_Work task_. Using the data that follows, report how many lines include "constexpr"; output no other text.

Stored data entries:
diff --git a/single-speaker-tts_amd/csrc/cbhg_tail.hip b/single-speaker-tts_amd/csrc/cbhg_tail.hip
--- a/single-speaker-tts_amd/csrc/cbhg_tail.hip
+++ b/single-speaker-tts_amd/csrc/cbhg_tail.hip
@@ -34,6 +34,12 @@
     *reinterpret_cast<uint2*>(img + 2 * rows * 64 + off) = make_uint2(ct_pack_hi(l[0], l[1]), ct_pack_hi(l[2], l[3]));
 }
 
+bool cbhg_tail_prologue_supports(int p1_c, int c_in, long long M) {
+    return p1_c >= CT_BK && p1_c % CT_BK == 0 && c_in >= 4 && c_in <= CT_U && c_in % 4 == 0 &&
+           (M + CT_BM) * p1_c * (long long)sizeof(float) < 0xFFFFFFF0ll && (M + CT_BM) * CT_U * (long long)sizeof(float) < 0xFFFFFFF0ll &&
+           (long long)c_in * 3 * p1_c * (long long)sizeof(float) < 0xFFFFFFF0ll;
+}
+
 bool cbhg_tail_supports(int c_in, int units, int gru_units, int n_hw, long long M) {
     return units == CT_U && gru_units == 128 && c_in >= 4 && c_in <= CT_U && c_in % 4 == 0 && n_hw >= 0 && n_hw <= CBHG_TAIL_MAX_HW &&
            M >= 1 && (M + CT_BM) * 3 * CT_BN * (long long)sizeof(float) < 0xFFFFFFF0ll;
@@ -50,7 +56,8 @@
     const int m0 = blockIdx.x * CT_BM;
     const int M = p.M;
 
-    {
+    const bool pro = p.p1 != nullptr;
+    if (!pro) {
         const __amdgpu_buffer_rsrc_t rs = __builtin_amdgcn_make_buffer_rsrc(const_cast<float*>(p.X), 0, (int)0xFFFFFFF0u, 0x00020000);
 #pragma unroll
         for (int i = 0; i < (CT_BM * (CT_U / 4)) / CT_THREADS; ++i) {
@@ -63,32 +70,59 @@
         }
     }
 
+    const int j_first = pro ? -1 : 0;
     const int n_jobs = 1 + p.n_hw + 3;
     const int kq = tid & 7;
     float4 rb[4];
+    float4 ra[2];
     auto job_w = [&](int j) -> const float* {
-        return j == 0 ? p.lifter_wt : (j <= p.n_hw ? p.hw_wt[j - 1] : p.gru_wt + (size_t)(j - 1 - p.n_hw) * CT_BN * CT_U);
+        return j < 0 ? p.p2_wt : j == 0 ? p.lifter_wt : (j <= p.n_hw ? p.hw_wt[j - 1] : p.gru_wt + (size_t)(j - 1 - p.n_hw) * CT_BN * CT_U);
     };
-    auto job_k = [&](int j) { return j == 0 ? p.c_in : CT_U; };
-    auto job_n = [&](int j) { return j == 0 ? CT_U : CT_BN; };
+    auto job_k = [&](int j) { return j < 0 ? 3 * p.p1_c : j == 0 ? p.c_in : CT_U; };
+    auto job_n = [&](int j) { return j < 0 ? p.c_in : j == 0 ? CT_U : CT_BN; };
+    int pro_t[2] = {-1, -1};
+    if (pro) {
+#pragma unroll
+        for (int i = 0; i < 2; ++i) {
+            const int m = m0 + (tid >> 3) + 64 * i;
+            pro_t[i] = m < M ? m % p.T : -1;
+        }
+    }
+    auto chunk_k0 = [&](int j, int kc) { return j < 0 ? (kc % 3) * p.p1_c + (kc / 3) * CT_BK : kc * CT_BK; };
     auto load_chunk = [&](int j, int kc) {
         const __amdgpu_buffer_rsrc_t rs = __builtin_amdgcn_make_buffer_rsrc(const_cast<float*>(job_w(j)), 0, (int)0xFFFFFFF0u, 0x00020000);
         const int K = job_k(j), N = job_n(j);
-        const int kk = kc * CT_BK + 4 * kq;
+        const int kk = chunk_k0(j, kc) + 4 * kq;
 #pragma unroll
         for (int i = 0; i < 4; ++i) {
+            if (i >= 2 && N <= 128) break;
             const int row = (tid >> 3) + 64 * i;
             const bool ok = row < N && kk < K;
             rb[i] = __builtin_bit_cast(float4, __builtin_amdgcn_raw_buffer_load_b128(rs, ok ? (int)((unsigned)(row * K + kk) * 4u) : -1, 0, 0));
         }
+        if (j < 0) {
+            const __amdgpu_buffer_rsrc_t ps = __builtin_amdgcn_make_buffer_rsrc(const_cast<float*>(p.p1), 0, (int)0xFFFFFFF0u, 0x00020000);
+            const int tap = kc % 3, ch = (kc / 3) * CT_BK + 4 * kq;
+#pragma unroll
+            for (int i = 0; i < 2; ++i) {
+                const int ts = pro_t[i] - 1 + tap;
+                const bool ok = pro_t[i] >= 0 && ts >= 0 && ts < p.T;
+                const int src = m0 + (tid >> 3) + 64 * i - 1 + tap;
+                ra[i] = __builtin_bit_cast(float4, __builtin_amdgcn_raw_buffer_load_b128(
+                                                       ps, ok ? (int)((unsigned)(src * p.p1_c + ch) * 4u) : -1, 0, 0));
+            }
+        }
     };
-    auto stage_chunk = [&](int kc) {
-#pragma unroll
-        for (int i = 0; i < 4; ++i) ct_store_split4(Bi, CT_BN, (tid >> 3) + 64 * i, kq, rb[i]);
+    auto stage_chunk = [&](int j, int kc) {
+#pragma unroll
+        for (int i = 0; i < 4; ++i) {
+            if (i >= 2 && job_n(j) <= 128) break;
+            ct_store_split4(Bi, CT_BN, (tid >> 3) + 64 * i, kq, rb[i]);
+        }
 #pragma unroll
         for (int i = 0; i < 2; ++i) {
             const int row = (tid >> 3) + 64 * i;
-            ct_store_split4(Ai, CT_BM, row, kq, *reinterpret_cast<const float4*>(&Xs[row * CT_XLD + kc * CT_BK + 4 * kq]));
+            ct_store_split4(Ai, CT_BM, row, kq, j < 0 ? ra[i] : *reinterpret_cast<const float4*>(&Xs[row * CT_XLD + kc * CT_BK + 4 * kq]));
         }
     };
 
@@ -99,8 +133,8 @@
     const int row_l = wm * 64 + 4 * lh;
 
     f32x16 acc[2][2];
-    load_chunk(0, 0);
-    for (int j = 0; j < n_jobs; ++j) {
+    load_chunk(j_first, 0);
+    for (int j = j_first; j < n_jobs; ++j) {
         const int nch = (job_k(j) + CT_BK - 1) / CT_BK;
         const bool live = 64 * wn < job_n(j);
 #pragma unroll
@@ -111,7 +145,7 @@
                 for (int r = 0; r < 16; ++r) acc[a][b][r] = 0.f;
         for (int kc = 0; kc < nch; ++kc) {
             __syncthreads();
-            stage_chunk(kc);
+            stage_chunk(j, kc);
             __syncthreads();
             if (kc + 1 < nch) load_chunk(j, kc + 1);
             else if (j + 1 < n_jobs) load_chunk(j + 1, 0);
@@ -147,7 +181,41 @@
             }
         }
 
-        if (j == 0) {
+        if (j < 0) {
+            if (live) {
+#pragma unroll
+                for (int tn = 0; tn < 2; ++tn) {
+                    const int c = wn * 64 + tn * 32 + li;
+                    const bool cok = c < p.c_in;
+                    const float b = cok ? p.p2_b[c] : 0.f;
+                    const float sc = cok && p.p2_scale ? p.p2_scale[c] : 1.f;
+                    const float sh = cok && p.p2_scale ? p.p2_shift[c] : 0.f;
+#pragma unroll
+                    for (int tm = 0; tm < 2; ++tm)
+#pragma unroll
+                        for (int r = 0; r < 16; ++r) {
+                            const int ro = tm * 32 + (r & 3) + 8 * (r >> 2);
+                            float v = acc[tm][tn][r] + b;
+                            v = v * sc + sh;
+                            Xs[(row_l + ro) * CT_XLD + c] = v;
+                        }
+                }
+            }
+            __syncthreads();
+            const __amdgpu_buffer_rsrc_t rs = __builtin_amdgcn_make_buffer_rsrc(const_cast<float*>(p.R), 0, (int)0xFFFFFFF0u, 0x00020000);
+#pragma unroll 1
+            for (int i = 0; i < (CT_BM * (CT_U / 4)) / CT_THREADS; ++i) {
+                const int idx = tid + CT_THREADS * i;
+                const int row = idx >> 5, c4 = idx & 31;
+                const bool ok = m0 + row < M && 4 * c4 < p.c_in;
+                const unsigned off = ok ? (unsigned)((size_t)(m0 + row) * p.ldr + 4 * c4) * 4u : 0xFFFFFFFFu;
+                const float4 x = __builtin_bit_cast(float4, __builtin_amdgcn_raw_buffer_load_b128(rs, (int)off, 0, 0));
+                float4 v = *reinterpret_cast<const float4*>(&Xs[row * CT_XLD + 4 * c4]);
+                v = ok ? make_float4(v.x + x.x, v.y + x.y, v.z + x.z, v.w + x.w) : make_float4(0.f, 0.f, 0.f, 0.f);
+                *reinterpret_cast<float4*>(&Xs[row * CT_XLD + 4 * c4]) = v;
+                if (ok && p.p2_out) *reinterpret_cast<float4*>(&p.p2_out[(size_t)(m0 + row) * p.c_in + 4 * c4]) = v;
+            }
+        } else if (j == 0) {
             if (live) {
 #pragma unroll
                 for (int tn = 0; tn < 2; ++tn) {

...

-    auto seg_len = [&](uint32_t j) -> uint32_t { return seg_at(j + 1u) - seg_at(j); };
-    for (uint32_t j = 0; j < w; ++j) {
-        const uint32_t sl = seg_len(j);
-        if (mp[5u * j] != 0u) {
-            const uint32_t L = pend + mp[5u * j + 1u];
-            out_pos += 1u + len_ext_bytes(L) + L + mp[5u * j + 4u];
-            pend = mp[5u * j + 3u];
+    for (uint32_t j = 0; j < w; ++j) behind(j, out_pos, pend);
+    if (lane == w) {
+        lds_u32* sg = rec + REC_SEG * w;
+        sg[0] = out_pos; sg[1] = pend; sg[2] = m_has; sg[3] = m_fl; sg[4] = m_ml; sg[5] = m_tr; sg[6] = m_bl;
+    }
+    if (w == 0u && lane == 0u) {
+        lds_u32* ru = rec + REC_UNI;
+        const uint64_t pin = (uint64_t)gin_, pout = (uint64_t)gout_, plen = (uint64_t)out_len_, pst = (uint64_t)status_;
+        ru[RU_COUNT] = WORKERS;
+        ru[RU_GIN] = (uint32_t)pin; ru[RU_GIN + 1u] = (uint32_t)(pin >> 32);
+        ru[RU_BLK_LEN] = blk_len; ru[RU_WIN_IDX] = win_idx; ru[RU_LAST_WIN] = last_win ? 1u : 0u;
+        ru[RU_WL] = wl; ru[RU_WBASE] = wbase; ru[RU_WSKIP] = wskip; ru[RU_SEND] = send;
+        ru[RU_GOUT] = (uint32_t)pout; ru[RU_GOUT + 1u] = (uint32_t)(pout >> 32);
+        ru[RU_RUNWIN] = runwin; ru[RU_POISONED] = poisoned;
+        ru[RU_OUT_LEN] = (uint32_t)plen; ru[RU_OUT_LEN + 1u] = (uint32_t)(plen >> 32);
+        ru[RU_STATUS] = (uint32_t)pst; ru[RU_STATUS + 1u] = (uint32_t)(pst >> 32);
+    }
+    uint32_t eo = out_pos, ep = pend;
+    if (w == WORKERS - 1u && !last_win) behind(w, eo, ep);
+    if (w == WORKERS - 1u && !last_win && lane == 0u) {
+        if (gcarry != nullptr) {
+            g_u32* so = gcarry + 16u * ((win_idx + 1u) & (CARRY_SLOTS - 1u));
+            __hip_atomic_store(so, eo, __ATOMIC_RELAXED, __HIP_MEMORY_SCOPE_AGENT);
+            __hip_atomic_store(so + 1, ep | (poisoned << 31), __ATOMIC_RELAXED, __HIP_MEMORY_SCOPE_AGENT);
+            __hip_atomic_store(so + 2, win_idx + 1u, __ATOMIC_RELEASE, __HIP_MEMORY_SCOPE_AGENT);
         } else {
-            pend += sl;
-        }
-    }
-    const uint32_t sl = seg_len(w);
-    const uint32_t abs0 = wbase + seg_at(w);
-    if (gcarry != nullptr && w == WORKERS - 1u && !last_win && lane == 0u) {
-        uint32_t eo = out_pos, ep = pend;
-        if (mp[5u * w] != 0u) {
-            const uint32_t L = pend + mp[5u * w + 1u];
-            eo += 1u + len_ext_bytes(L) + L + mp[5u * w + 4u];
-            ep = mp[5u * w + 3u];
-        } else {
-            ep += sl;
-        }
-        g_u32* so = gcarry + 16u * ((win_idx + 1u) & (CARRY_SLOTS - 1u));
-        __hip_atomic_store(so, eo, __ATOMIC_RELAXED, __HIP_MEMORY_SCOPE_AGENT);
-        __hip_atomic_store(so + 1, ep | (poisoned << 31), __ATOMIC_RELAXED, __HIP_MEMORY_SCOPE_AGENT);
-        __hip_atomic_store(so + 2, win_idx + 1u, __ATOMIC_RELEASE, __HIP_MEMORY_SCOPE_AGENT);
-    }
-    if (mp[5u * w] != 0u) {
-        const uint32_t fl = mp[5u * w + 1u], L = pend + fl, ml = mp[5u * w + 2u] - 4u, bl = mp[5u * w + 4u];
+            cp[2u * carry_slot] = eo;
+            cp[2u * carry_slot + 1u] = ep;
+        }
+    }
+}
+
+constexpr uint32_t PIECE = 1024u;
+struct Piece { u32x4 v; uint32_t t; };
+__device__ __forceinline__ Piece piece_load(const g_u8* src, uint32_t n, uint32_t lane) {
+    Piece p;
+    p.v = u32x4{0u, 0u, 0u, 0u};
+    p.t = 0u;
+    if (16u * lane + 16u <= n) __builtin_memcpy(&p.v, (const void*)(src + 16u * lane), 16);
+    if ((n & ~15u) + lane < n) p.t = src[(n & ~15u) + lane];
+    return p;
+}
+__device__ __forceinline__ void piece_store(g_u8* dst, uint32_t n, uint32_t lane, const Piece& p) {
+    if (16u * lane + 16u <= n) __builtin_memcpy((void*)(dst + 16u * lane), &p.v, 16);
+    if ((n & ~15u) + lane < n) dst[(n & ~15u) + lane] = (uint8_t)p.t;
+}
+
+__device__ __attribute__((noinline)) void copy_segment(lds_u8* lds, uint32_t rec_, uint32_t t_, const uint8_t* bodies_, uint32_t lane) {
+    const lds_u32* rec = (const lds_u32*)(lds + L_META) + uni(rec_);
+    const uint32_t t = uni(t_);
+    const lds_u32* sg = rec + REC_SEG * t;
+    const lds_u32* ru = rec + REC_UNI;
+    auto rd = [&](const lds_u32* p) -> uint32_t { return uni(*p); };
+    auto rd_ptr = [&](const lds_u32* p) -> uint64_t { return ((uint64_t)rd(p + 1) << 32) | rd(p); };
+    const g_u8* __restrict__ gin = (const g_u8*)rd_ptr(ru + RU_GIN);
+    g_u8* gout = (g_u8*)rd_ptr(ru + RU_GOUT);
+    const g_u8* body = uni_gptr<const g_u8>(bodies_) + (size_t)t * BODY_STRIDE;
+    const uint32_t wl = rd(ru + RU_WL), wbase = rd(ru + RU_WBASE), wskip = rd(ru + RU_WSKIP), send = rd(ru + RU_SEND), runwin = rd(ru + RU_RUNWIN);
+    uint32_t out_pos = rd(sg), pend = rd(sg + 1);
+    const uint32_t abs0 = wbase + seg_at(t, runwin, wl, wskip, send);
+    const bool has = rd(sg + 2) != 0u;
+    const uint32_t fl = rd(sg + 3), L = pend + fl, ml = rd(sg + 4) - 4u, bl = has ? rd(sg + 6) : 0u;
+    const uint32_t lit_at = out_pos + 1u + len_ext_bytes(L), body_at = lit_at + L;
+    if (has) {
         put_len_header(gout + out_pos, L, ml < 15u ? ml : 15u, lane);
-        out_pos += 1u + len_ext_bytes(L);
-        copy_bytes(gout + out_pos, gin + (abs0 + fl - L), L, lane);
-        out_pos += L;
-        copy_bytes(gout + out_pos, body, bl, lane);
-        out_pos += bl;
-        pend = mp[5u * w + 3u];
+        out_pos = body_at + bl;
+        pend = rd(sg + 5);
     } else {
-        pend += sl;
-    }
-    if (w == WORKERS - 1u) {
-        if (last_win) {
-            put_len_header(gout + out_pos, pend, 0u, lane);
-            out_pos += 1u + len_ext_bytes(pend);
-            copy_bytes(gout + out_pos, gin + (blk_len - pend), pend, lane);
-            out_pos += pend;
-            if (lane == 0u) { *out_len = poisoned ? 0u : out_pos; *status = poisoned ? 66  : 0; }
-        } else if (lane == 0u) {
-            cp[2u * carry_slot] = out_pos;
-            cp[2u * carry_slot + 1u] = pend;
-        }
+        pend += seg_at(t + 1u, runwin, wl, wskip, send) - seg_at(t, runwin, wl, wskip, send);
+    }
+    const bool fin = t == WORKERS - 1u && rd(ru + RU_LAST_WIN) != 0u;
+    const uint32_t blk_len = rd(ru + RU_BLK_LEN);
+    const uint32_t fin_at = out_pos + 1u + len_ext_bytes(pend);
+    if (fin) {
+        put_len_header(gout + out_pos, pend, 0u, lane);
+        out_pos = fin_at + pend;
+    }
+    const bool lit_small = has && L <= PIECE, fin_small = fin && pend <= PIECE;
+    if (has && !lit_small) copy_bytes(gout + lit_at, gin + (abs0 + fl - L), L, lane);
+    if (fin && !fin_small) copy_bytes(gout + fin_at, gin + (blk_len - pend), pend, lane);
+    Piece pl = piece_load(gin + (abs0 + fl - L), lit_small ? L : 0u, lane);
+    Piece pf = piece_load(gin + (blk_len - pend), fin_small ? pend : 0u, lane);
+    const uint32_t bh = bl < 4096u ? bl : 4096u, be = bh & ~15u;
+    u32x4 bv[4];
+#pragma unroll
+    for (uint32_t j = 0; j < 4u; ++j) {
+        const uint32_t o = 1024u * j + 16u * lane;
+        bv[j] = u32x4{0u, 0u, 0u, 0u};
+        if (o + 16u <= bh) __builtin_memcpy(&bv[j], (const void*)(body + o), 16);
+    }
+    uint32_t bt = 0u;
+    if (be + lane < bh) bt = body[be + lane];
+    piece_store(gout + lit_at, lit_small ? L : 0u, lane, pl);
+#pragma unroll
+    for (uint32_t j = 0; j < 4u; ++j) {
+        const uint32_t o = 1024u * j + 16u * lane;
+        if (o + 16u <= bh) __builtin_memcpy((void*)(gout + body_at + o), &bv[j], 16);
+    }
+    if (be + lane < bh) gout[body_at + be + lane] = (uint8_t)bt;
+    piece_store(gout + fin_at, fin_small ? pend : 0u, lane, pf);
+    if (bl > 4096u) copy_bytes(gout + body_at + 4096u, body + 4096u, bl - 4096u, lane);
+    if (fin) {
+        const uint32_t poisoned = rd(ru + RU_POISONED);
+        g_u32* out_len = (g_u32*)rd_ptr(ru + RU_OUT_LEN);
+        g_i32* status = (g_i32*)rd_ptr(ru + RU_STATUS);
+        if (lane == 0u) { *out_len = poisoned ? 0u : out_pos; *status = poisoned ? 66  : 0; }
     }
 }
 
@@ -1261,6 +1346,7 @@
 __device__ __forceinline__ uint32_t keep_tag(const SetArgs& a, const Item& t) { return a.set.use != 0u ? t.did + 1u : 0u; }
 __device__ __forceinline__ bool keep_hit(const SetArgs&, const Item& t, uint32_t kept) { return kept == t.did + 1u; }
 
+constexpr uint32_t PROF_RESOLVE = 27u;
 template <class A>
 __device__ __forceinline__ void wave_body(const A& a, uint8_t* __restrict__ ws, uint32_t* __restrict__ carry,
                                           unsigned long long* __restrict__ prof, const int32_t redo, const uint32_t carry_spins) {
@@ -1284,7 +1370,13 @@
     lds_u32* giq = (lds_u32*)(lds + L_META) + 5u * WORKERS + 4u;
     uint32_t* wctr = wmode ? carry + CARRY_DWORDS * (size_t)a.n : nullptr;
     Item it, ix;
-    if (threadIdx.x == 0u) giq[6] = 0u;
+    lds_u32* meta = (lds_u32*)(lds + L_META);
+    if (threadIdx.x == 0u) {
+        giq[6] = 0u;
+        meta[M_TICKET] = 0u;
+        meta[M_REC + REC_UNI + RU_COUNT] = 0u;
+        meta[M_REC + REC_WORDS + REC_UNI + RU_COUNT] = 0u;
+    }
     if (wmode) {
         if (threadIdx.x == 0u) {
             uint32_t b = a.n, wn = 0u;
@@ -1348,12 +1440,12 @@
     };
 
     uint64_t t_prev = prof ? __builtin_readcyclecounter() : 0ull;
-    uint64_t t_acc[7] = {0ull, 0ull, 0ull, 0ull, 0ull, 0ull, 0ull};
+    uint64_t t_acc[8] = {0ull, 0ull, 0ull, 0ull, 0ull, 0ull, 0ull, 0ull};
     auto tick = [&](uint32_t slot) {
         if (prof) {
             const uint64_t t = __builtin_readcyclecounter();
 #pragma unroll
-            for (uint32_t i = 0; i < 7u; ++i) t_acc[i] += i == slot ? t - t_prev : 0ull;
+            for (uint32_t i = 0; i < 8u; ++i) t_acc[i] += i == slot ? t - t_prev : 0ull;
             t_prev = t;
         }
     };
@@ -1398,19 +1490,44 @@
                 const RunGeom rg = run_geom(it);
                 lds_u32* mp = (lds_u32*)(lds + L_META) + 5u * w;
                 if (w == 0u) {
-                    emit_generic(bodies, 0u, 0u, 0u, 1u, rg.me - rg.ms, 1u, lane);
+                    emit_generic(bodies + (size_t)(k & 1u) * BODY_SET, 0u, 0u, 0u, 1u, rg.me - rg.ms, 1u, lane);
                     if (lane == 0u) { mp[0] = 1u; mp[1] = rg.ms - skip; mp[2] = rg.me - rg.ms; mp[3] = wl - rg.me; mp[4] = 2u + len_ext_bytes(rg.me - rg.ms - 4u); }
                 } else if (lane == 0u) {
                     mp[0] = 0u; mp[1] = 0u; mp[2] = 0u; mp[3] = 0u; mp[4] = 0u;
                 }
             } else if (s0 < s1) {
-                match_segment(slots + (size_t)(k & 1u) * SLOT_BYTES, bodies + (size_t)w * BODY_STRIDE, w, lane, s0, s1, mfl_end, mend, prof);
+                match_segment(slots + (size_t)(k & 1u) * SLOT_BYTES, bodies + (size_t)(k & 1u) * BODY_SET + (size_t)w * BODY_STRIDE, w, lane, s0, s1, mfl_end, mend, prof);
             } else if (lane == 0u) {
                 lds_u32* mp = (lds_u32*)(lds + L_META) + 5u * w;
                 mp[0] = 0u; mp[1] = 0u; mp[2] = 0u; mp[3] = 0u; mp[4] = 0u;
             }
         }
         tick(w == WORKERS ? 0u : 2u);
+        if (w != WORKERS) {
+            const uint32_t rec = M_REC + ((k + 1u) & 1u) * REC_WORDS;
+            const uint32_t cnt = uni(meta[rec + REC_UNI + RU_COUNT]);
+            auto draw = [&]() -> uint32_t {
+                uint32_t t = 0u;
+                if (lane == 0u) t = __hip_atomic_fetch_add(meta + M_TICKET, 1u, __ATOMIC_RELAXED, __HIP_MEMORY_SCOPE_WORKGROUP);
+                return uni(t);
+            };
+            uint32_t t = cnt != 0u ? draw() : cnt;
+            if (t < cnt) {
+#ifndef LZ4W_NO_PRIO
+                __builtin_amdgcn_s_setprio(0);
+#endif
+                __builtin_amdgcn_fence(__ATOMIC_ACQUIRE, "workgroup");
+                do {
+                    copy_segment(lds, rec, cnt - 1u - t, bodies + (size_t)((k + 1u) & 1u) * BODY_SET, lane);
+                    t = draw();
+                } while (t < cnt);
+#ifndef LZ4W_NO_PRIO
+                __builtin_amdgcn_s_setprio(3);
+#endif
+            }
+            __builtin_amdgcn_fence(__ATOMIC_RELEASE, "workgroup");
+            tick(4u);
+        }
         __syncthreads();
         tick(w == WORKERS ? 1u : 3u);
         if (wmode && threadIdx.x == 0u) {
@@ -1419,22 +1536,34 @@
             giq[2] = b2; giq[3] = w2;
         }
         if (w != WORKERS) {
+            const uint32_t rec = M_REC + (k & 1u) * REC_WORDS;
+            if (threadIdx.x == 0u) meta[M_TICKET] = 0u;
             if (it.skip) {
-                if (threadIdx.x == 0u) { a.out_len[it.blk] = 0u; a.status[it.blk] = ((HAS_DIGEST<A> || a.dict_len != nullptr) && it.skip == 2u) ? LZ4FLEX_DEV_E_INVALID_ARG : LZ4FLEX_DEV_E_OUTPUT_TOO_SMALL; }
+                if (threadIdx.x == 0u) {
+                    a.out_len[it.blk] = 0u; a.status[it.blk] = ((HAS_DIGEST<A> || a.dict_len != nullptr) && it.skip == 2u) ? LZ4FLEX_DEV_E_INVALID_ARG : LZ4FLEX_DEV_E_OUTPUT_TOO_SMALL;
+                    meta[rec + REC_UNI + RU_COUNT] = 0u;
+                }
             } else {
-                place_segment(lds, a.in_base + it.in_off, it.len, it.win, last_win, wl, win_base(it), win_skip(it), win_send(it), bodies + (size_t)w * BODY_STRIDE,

_Reply to the exercise_. 2